Lesson 23 take-aways

Class sessions
confidence intervals
precision
accuracy
Author

Daniel Kaplan

Published

March 15, 2023

Review from Lesson 22

  1. lm() creates a model, which we can summarize in several ways. These numerical summaries—for instance, the coefficients reported by lm()—are called sample statistics. Mathematically, the sample statistics are exact, that is, the arithmetic is done correctly and everyone will get the same sample statistics when building the same model on the same data.

  2. Statistically, we take another point of view. We see the sample that we are working with as just one of the many samples that might have been collected. Imagine calculating a sample statistic on each of the many samples. The sample statistic would vary from one hypothetical sample to another. We call this sampling variation: note the “ing” ending on “sampling.”

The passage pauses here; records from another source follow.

static int plan_run(Run& r, qn_solver* s, qn_linesearch* ls, const qn_oracle* o, size_t max_iter_solver, size_t max_iter_line_search, double ls_f0) {
    qn_context* c = s->ctx;
    const qn_callback_fn callback = r.callback;
    const int ls_only = r.ls_only;
    if (ls->kind < QN_LS_MORETHUENTE || (ls->kind > QN_LS_BACKTRACKING_B && ls->kind != QN_LS_NO_SEARCH)) return fail(QN_ERROR_INPUT_PARAMS, "unknown line search");
    if (ls->kind == QN_LS_NO_SEARCH && s->method != QN_GRADIENT_DESCENT && s->method != QN_NEWTON && !steep_method(s->method))
        return fail(QN_ERROR_INPUT_PARAMS, "NoSearch pairs with GradientDescent, Newton, CoordinateDescent and PnormDescent only");
    if (s->method == QN_PNORM_DESCENT && !s->pnorm_set) return fail(QN_ERROR_INPUT_PARAMS, "PnormDescent: inverse_p has not been set (qn_solver_set_inverse_p)");
    if (steep_method(s->method)) QNCHK(steep_alloc(s));
    const bool ls_bounded = r.ls_bounded = ls->kind == QN_LS_MORETHUENTE_B || ls->kind == QN_LS_BACKTRACKING_B;
    if (ls_bounded || s->bounded) {
        QNCHK(bounds_alloc(s));
        if (ls_bounded) {
            QNCHK(bounds_upload(s, s->bounds_block + 2 * (size_t)s->T.n_pad, ls->lower_bound_host, -INFINITY));
            QNCHK(bounds_upload(s, s->bounds_block + 3 * (size_t)s->T.n_pad, ls->upper_bound_host, INFINITY));
        }
    }
    {
        std::vector<double> box;
        if (ls_bounded) {
            box.assign(2 * s->n, 0.0);
            for (size_t i = 0; i < s->n; ++i) { box[i] = ls->lower_bound_host ? ls->lower_bound_host[i] : -INFINITY; box[s->n + i] = ls->upper_bound_host ? ls->upper_bound_host[i] : INFINITY; }
        }
        s->ls_box_changed = ls->kind != s->last_ls_kind || box.size() != s->last_ls_box.size() ||
                            (!box.empty() && memcmp(box.data(), s->last_ls_box.data(), box.size() * sizeof(double)) != 0);
        s->last_ls_kind = ls->kind;
        s->last_ls_box.swap(box);
    }
    if (s->method == QN_NEWTON) {
        if (c->world > 1) return fail(QN_ERROR_INPUT_PARAMS, "Newton is single-GPU (SURVEY.md 8(f) row f2)");
        if (!(r.obj && (r.obj->kind == OBJ_QUADRATIC || r.obj->kind == OBJ_LOGSUMEXP)) && !(o->kind == QN_ORACLE_HOST && o->host_hessian_fn))
            return fail(QN_ERROR_INPUT_PARAMS, "Hessian not available in the oracle");
        QNCHK(newton_alloc(s));
    }

    QnCtl* h = s->hctl;
    h->tol = s->tol;
    h->max_iter = (int64_t)std::min<size_t>(max_iter_solver, (size_t)1 << 62);
    h->max_iter_ls = (int64_t)std::min<size_t>(max_iter_line_search, (size_t)1 << 62);
    h->method = s->method;
    h->ls_kind = ls->kind;
    h->memoize = o->memoize ? 1 : 0;
    h->callback_mode = callback ? 1 : 0;
    h->mt_c1 = ls->c1; h->mt_c2 = ls->c2; h->mt_tmin = ls->t_min; h->mt_tmax = ls->t_max; h->mt_delta = ls->delta;
    h->bt_c1 = ls->bt_c1; h->bt_beta = ls->bt_beta;
    h->trace_cap = (int64_t)s->trace_cap;
    h->trace_x = s->trace_x;
    h->bounded = s->bounded;
    h->req_project = 0; h->last_projected = 0; s->mtb_cand_keep = h->mtb_cand; h->mtb_cand = INFINITY;
    h->ls_only = ls_only;
    if (ls_only) { h->f_k = ls_f0; h->have_cur_eval = 0; h->have_dir = 0; h->last_valid = 0; }
    h->small_n = (s->n <= QN_SMALL_N && c->world == 1) ? 1 : 0;
    if (h->small_n && h->pending) QNCHK(flush_pending(s));
    const bool sym_base = s->T.n_pad >= 8 * QN_TB && !s->no_sym && !s->h_nonsym;
    const bool sym_ok = c->world == 1 && (s->T.n_pad % QN_TB) == 0 && sym_base;
    const bool symsh_ok = c->world > 1 && (s->T.rpr % QN_TB) == 0 && sym_base;
    const bool s2_shape = sym_ok && (size_t)s->T.n_pad == s->n && !s->no_sym2;
    const bool s2sh_shape = symsh_ok && (size_t)s->T.n_pad == s->n && !s->no_sym2 && c->world <= 64;
    const bool s2bnd_off = getenv("QN_S2_BND") && atoi(getenv("QN_S2_BND")) == 0;
    const bool s2_struct = !ls_only && s2_shape && r.obj && r.obj->q_symmetric && !s->no_s2bnd && !s2bnd_off;
    const bool s2b = (s->bounded || ls_bounded) && s2_struct;
    const bool sr1_s2 = s->method == QN_SR1 && s2_struct;
    r.fused = r.oracle_tpl == QN_ORACLE_QUAD && h->memoize && (s->method == QN_BFGS || s->method == QN_DFP || sr1_s2) && !callback && s->hcs == 1 &&
              s->qcs == 1 && !h->small_n && !s->no_fused && (!(s->bounded || ls_bounded) || s2b);
    r.gobj = r.obj && r.obj->kind == OBJ_LOGSUMEXP && r.obj->lse_kch && !r.obj->lse_two_pass && h->memoize && (s->method == QN_BFGS || s->method == QN_DFP) &&
             !callback && s->hcs == 1 && !h->small_n && !s->no_fused && !s->bounded && !ls_bounded && !ls_only &&
             (s2_shape || (s2sh_shape && (c->comm || c->host_xchg || c->host_async))) && !(getenv("QN_S2G") && atoi(getenv("QN_S2G")) == 0);
    if (r.gobj) r.fused = true;
    h->fused = r.fused ? 1 : 0;
    s->V.fused_hint = h->fused;
    r.sym = r.fused && (sym_ok || symsh_ok) && r.obj && (r.obj->q_symmetric || r.gobj);
    r.sym_generic = !r.fused && (sym_ok || symsh_ok) && s->H && s->hcs == 1 && (s->method == QN_BFGS || s->method == QN_DFP || s->method == QN_SR1);
    r.rank1 = s->method == QN_BROYDEN && !h->small_n;
    r.pnorm = s->method == QN_PNORM_DESCENT && !h->small_n;
    if (s->method == QN_BROYDEN && (r.fused || r.sym || r.sym_generic)) return fail(QN_ABNORMAL_TERMINATION, "Broyden on a symmetric-storage path");
    if ((r.sym || r.sym_generic) && c->world > 1) QNCHK(solver_alloc_symsh_lists(s));
    if (r.sym_generic) {
        if (c->world > 1) QNCHK(s->symsh_xg.ensure((size_t)c->world * 2 * s->T.n_pad, c->stream));
        const int nb = s->T.n_pad / QN_TB;
        QNCHK(s->sym_part.ensure((size_t)nb * nb * 2 * QN_TB, c->stream));
        s->sym_nb = nb;
    }
    r.sym2 = r.sym && (s2_shape || s2sh_shape);
    h->sym2 = r.sym2 ? 1 : 0;
    r.bnd = r.sym2 && (s->bounded || ls_bounded || s->method == QN_SR1);
    if ((s->bounded || ls_bounded) && r.fused && !r.bnd) return fail(QN_ABNORMAL_TERMINATION, "bounded run on a fused path that is not the second-generation one");
    if (s->method == QN_SR1 && r.fused && !r.sym2) return fail(QN_ABNORMAL_TERMINATION, "SR1 on a fused path that is not the second-generation one");
    h->s2_dir = r.bnd ? ((s->bounded ? 1 : 0) | (ls->kind == QN_LS_MORETHUENTE_B ? 2 : 0)) : 0;
    r.dirq = h->s2_dir != 0;
    r.btb = r.bnd && ls->kind == QN_LS_BACKTRACKING_B;
    r.proj = r.btb;
    if (r.bnd && ls->kind == QN_LS_MORETHUENTE_B) h->ls_kind = QN_LS_MORETHUENTE;
    {
        const size_t hhalf = c->world > 1 ? (size_t)s->T.rpr * s->T.n_pad * 8 / 2 : (size_t)s->T.n_pad * s->T.n_pad * 8 / 2;
        r.tiles1 = r.sym2 && !r.gobj && c->world > 1 && hhalf > ((size_t)320 << 20);
        if (r.sym2 && !r.gobj && getenv("QN_S2_GEN1_TILES")) r.tiles1 = atoi(getenv("QN_S2_GEN1_TILES")) != 0;
    }
    h->serviced = 0; h->ev_par = 0; h->ev_kind = QN_REQ_X; h->ev_t = 0.0; h->spec_tiles = 0;
    h->defer_u = 0;
    h->no_defer = s->no_defer;
    if (!r.fused) QNCHK(fused_export(s));
    if (!(r.sym || r.sym_generic) || (s->h_diag_stale && (!r.sym2 || (r.gobj && c->world == 1) || r.tiles1))) QNCHK(ensure_full_h(s));
    if (r.fused) {
        QNCHK(solver_alloc_fused(s, r.sym));
        s->V.F.pworld = r.sym ? 1 : c->world;
        if (r.sym && c->world > 1) QNCHK(s->symsh_xg.ensure((size_t)c->world * 2 * s->T.n_pad, c->stream));
        s->V.F.b = r.gobj ? nullptr : r.obj->b;
        if (!s->fused_live) {
            const size_t vb = (size_t)s->T.n_pad * sizeof(double);
            HIPCHK(hipMemcpyAsync(s->V.F.X0, s->V.x, vb, hipMemcpyDeviceToDevice, c->stream));
            if (h->pending) {
                HIPCHK(hipMemcpyAsync(s->V.F.S0, s->V.sp, vb, hipMemcpyDeviceToDevice, c->stream));
                HIPCHK(hipMemcpyAsync(s->V.F.UN, s->V.up, vb, hipMemcpyDeviceToDevice, c->stream));
            }
            h->xc = 0; h->sc = 0;
        }
        h->warm = (s->fused_live && s->warm_obj != 0 && s->warm_obj == r.obj->serial && h->memoize && h->pending && !ls_only) ? 1 : 0;
        if (!h->warm) { h->dir_mode = 0; h->gd0_valid = 0; h->dir_ready = 0; }
        if (!r.bnd || s->ls_box_changed) h->dir_ready = 0;
        if (r.bnd && h->dir_ready) h->mtb_cand = s->mtb_cand_keep;
    } else {
        h->warm = 0;
    }
    h->phase = QN_PH_IDLE;
    h->status = -1;
    const bool can_pipeline = (r.oracle_tpl == QN_ORACLE_QUAD || r.gobj) && !callback && !(c->world > 1 && !c->comm && !c->host_async);
    r.sync = s->method == QN_NEWTON || s->method == QN_BROYDEN || steep_method(s->method) || s->sync_mode == 1 || (s->sync_mode == -1 && !(can_pipeline && o->memoize)) || !can_pipeline;
    return QN_OK;
}

static void s2_cache_policy(size_t half, int* nt, int* ntq) {
    if (2 * half <= ((size_t)230 << 20)) { *nt = 0; *ntq = 0; }
    else if (half <= ((size_t)320 << 20)) { *nt = 0; *ntq = 1; }
    else { *nt = 1; *ntq = 1; }
}
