# cyberfabric/cyberfabric-core

Measured on NVIDIA H100. Metric: prompt_bytes_per_sec_bpe_encode, higher is better.
Workload: dtype u32

## Files before the change

cyberfabric-core_b200/csrc/bpe_kernels.cuh:

```cuda
#pragma once
#include <stdint.h>

#include "pretok.cuh"
#include "pretok_fsm.h"
#include "pretok_sync.cuh"
#include "specials.h"
#include "tables.h"
#include "tma.cuh"

namespace cfbpe {

#ifdef CUSIM_EMULATOR
#define CFBPE_DYN_SMEM(name) uint32_t* const name = reinterpret_cast<uint32_t*>(cusim::dyn_smem())
#else
#define CFBPE_DYN_SMEM(name) extern __shared__ __align__(16) uint32_t name[]
#endif

constexpr uint32_t kMaxVocabs = 8;
#ifdef CUSIM_EMULATOR
inline unsigned long long* dbg_counters() { static unsigned long long c[16]; return c; }
#define CFBPE_DBG_COUNT(i) (++dbg_counters()[i])
#else
#define CFBPE_DBG_COUNT(i) ((void)0)
#endif
// ... 283 lines not shown
                                const uint64_t w0 = w << 5;
                                uint32_t m = pat_bits << off;
                                if (e < w0 + 32u) m &= (1u << static_cast<uint32_t>(e - w0)) - 1u;
                                if (m) atomicOr(&piece_bits[w], m);
                                off = off % md + adv; if (off >= md) off -= md;
                            }
                        }
                    }
                    state = S_D1 + static_cast<uint32_t>((d - 1u + (e - pos)) % md);
                    pos = e; prevx = X_N; nlet = 0; npun = 0;
                }
            }
#if defined(CFBPE_TILE_CLOCK) && !defined(CUSIM_EMULATOR)
            rs_bulk += clock64() - rs_b0;
#endif
        }
    }
    if (!kFix) {
        or_bits(piece_bits, cs >> 5, static_cast<uint32_t>(mine));
        or_bits(piece_bits, (cs >> 5) + 1, static_cast<uint32_t>(mine >> 32));
    }
    if (bad) atomicOr(&status->bad_utf8, 1u);
}

__global__ void __launch_bounds__(256)
pretok_split_kernel(BatchView b, VocabSet vs, UcTables uc, uint32_t* __restrict__ piece_bits, DeviceStatus* status, SplitFix* fix_list, uint32_t fix_cap) {
    __shared__ uint16_t s_fsm[kNumPatterns * kPretokTableSize];
    __shared__ uint8_t s_ascii[128];
    for (uint32_t i = threadIdx.x; i < kNumPatterns * kPretokTableSize; i += blockDim.x) s_fsm[i] = uc.fsm[i];
    if (threadIdx.x < 128) s_ascii[threadIdx.x] = uc.ascii_x[threadIdx.x];
    __syncthreads();
    const uint64_t chunk = static_cast<uint64_t>(blockIdx.x) * blockDim.x + threadIdx.x;
    const uint64_t cs = chunk * kSplitChunk;
    if (cs >= b.total_bytes) return;
    const uint64_t ce = (cs + kSplitChunk < b.total_bytes) ? cs + kSplitChunk : b.total_bytes;
    split_thread<0>(b, vs, uc, s_fsm, s_ascii, piece_bits, status, fix_list, fix_cap, cs, ce, 0, 0);
}

__global__ void __launch_bounds__(256)
pretok_fixup_kernel(BatchView b, VocabSet vs, UcTables uc, uint32_t* __restrict__ piece_bits, DeviceStatus* status, const SplitFix* fix_list, uint32_t fix_cap) {
    __shared__ uint16_t s_fsm[kNumPatterns * kPretokTableSize];
    __shared__ uint8_t s_ascii[128];
    const uint32_t n = status->fix_n < fix_cap ? status->fix_n : fix_cap;
    if (blockIdx.x * blockDim.x >= n) return;
    for (uint32_t i = threadIdx.x; i < kNumPatterns * kPretokTableSize; i += blockDim.x) s_fsm[i] = uc.fsm[i];
    if (threadIdx.x < 128) s_ascii[threadIdx.x] = uc.ascii_x[threadIdx.x];
    __syncthreads();
    for (uint32_t i = blockIdx.x * blockDim.x + threadIdx.x; i < n; i += gridDim.x * blockDim.x) {
        const SplitFix f = fix_list[i];
        split_thread<1>(b, vs, uc, s_fsm, s_ascii, piece_bits, status, nullptr, 0, 0, f.ce, f.pos, 0xFFFFFFFFu);
    }
}
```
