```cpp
#define MCORB_POSE_LANES 256
#define MCORB_POSE_NO_OBS 0
#define MCORB_POSE_NO_STEP 1
#define MCORB_POSE_CONVERGED 2
#define MCORB_POSE_MAX_ITER 3
typedef struct mcorb_pose_params {
    double inv_sigma2[MCORB_MAX_LEVELS];
    int32_t nlevels, max_iterations;
} mcorb_pose_params;
typedef struct mcorb_pose_result {
    double R[9], t[3];
    double cost_initial, cost_final;
    int32_t status, iterations[2], n_inliers, n_obs, reserved;
} mcorb_pose_result;
int mcorb_lmap_refine_pose(mcorb_lmap *m, int n, const int32_t *cam, const float *uv, const int32_t *octave, const int32_t *lids,
                           const double *pts, int ncams, const mcorb_track_cam *cams, const double *R, const double *t,
                           const mcorb_pose_params *params, mcorb_pose_result *res, uint8_t *inlier);
int mcorb_lmap_last_pose_timing(mcorb_lmap *m, float us[1]);
int mcorb_lmap_set_track_refine(mcorb_lmap *m, const mcorb_pose_params *params);
int mcorb_lmap_last_track_pose(mcorb_lmap *m, int f, mcorb_pose_result *out, uint8_t *flags, int cap);
void mcorb_pose_of_view(const mcorb_track_view *view, double R[9], double t[3]);
int mcorb_pose_eval(int ncams, const mcorb_track_cam *cams, int n, const int32_t *cam, const float *uv, const double *pts, const double *R,
                    const double *t, double *r, double *J, double *w);

#define MCORB_SAC_MAX_ITERATIONS 1024
#define MCORB_SAC_SOLVER_CENTRAL 0
#define MCORB_SAC_SOLVER_RIG 1
#define MCORB_SAC_OK 0
#define MCORB_SAC_NO_OBS 1
#define MCORB_SAC_NO_MODEL 2
typedef struct mcorb_sac_params {
    double threshold;
    uint64_t seed;
    int32_t max_iterations, solver;
} mcorb_sac_params;
typedef struct mcorb_sac_result {
    double R[9], t[3];
    double sac_R[9], sac_t[3];
    int32_t status, used, n_inliers, n_matches;
    int32_t sac_n_inliers, best_hypothesis, sample[4], n_models, n_consensus;
    mcorb_pose_result refine;
} mcorb_sac_result;
int mcorb_lmap_ransac_pose(mcorb_lmap *m, int n, const int32_t *cam, const float *uv, const int32_t *octave, const int32_t *match,
                           const int32_t *lids, const double *pts, int ncams, const mcorb_track_cam *cams,
                           const mcorb_sac_params *params, const mcorb_pose_params *refine_params, mcorb_sac_result *res,
                           uint8_t *inlier);
int mcorb_lmap_last_ransac_timing(mcorb_lmap *m, float us[3], int *n_hyp);
int mcorb_lmap_last_ransac_counts(mcorb_lmap *m, int32_t *count, int32_t *valid, int cap, int *n_hyp);
double mcorb_sac_threshold(double K00_02);
int mcorb_sac_solve(const mcorb_track_cam *cam, const float *uv, const double *pts, double *R, double *t);
int mcorb_sac_solve_rig(int ncams, const mcorb_track_cam *cams, const int32_t *cam, const float *uv, const double *pts, double *R, double *t);
int mcorb_sac_eval(int ncams, const mcorb_track_cam *cams, int n, const int32_t *cam, const float *uv, const double *pts, const double *R,
                   const double *t, double *score);

int mcorb_host_select(const uint32_t *packed, int n, int minX, int maxX, int minY, int maxY,
                      int nfeatures_level, int wCell, int hCell, int32_t *out_idx, int cap);
int mcorb_host_resize_axis(int ssize, int dsize, int is_x, int32_t *quads);
int mcorb_host_geometry(const mcorb_params *p, int w, int h, int32_t *six_per_level);
int mcorb_host_triangulate(const double *x, const double *P, int nv, double X[3]);
int mcorb_host_triangulate_branch(const double *x, const double *P, int nv, double X[3], int32_t *branch);
int32_t mcorb_host_track_pixel(float v);

int mcorb_synth_rig_frame(uint32_t frame, int ncams, int cam, int w, int h, uint8_t *out, int stride);

#ifdef __cplusplus
}
#endif
#endif
```

mc-slam_amd/__init__.py:

```python
import ctypes as C

import numpy as np

from . import _lib
from ._lib import (E_ARG, E_CAP, E_EMPTY, E_HIP, E_NODEVICE, E_OVERFLOW, E_SIZE, E_STATE, KP_DTYPE, OBS_RECORD, OBS_UPDATE, OK,
                   ORIENT_IC_ANGLE, ORIENT_NONE, McorbError, Params, default_params)
from .synth import synth_rig_frame, synth_rig_frame_numpy

TH_HIGH = 100
TH_LOW = 75
HISTO_LENGTH = 30


def _u8(a):
    return np.ascontiguousarray(a, dtype=np.uint8)


def device_count():
    return _lib.load().mcorb_device_count()


def get_tables(params):
    n = params.nlevels
    sc, isc, s2, is2 = (np.zeros(n, np.float32) for _ in range(4))
    q = np.zeros(n, np.int32)
    _lib.check(_lib.load().mcorb_get_tables(C.byref(params), sc.ctypes.data, isc.ctypes.data, s2.ctypes.data,
                                            is2.ctypes.data, q.ctypes.data))
    return dict(scale=sc, inv_scale=isc, sigma2=s2, inv_sigma2=is2, quota=q)


def hamming256(a, b):
    a, b = _u8(a).reshape(32), _u8(b).reshape(32)
    return _lib.load().mcorb_hamming256(a.ctypes.data, b.ctypes.data)


def representative_desc(descs):
    d = _u8(descs).reshape(-1, 32)
    r = _lib.load().mcorb_representative_desc(d.ctypes.data, len(d))
    if r < 0:
        _lib.check(r)
    return r


class Rig:

    def __init__(self, ncams, width, height, max_frames=1, nslots=1, params=None, **kw):
        self.L = _lib.load()
        self.params = params if params is not None else default_params(**kw)
        self.ncams, self.w, self.h, self.max_frames, self.nslots = ncams, width, height, max_frames, nslots
        h = C.c_void_p()
        _lib.check(self.L.mcorb_rig_create(C.byref(self.params), ncams, width, height, max_frames, nslots, C.byref(h)))
        self.h_rig = h
        self.kcap = self.L.mcorb_rig_kcap(h)
        self.nlevels = self.params.nlevels

    def close(self):
        if getattr(self, "h_rig", None):
            self.L.mcorb_rig_destroy(self.h_rig)
            self.h_rig = None

    def __del__(self):
        try:
            self.close()
        except Exception:
            pass

    def upload(self, images, slot=0):
        first = np.asarray(images[0])
        if first.dtype == np.uint8:
            arrs = [_u8(im) for im in images]
            for a in arrs:
                if a.shape != (self.h, self.w):
                    raise ValueError("image shape %s != (%d,%d)" % (a.shape, self.h, self.w))
            ptrs = (C.c_void_p * len(arrs))(*[a.ctypes.data for a in arrs])
            _lib.check(self.L.mcorb_rig_upload_u8(self.h_rig, slot, ptrs, len(arrs), self.w))
        else:
            arrs = [np.ascontiguousarray(im, dtype=np.float32) for im in images]
            ch = 1 if arrs[0].ndim == 2 else arrs[0].shape[2]
            ptrs = (C.c_void_p * len(arrs))(*[a.ctypes.data for a in arrs])
            _lib.check(self.L.mcorb_rig_upload_f32(self.h_rig, slot, ptrs, len(arrs), arrs[0].strides[0], ch))
        return len(arrs)

    def staging(self, m, slot=0):
        ptr, stride = C.c_void_p(), C.c_int()
        _lib.check(self.L.mcorb_rig_staging(self.h_rig, slot, m, C.byref(ptr), C.byref(stride)))
        buf = (C.c_uint8 * (self.h * stride.value)).from_address(ptr.value)
        return np.frombuffer(buf, np.uint8).reshape(self.h, stride.value)[:, :self.w]

    def upload_staged(self, nimg, slot=0):
        _lib.check(self.L.mcorb_rig_upload_staged(self.h_rig, slot, nimg))

    def extract(self, nimg, slot=0, lap=(0, 0)):
        _lib.check(self.L.mcorb_rig_extract(self.h_rig, slot, nimg, lap[0], lap[1]))
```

  3. A confidence interval indicates the amount of sampling variation. It always consists of two numbers, the lower and the upper limits of the interval. Compute them from a model using conf_interval().

  4. The width of a confidence interval is proportional to \(1/\sqrt{n}\); the more data you have, the narrower will be the confidence interval.

  5. Precision and accuracy are two different concepts. Accuracy refers to whether the measurement is “on target” or “close to reality.” Confidence intervals have nothing at all to say about accuracy. To get an accurate measurement of a coefficient, we need to choose the model that represents reality. Usually, we have no way to do this for sure. (With DAG simulations, we can read reality from the formulas, letting us match the model to the formula.)

  6. Precision refers to the reliability or repeatability of the measurement. Confidence intervals are a good way to describe the precision of your measurements.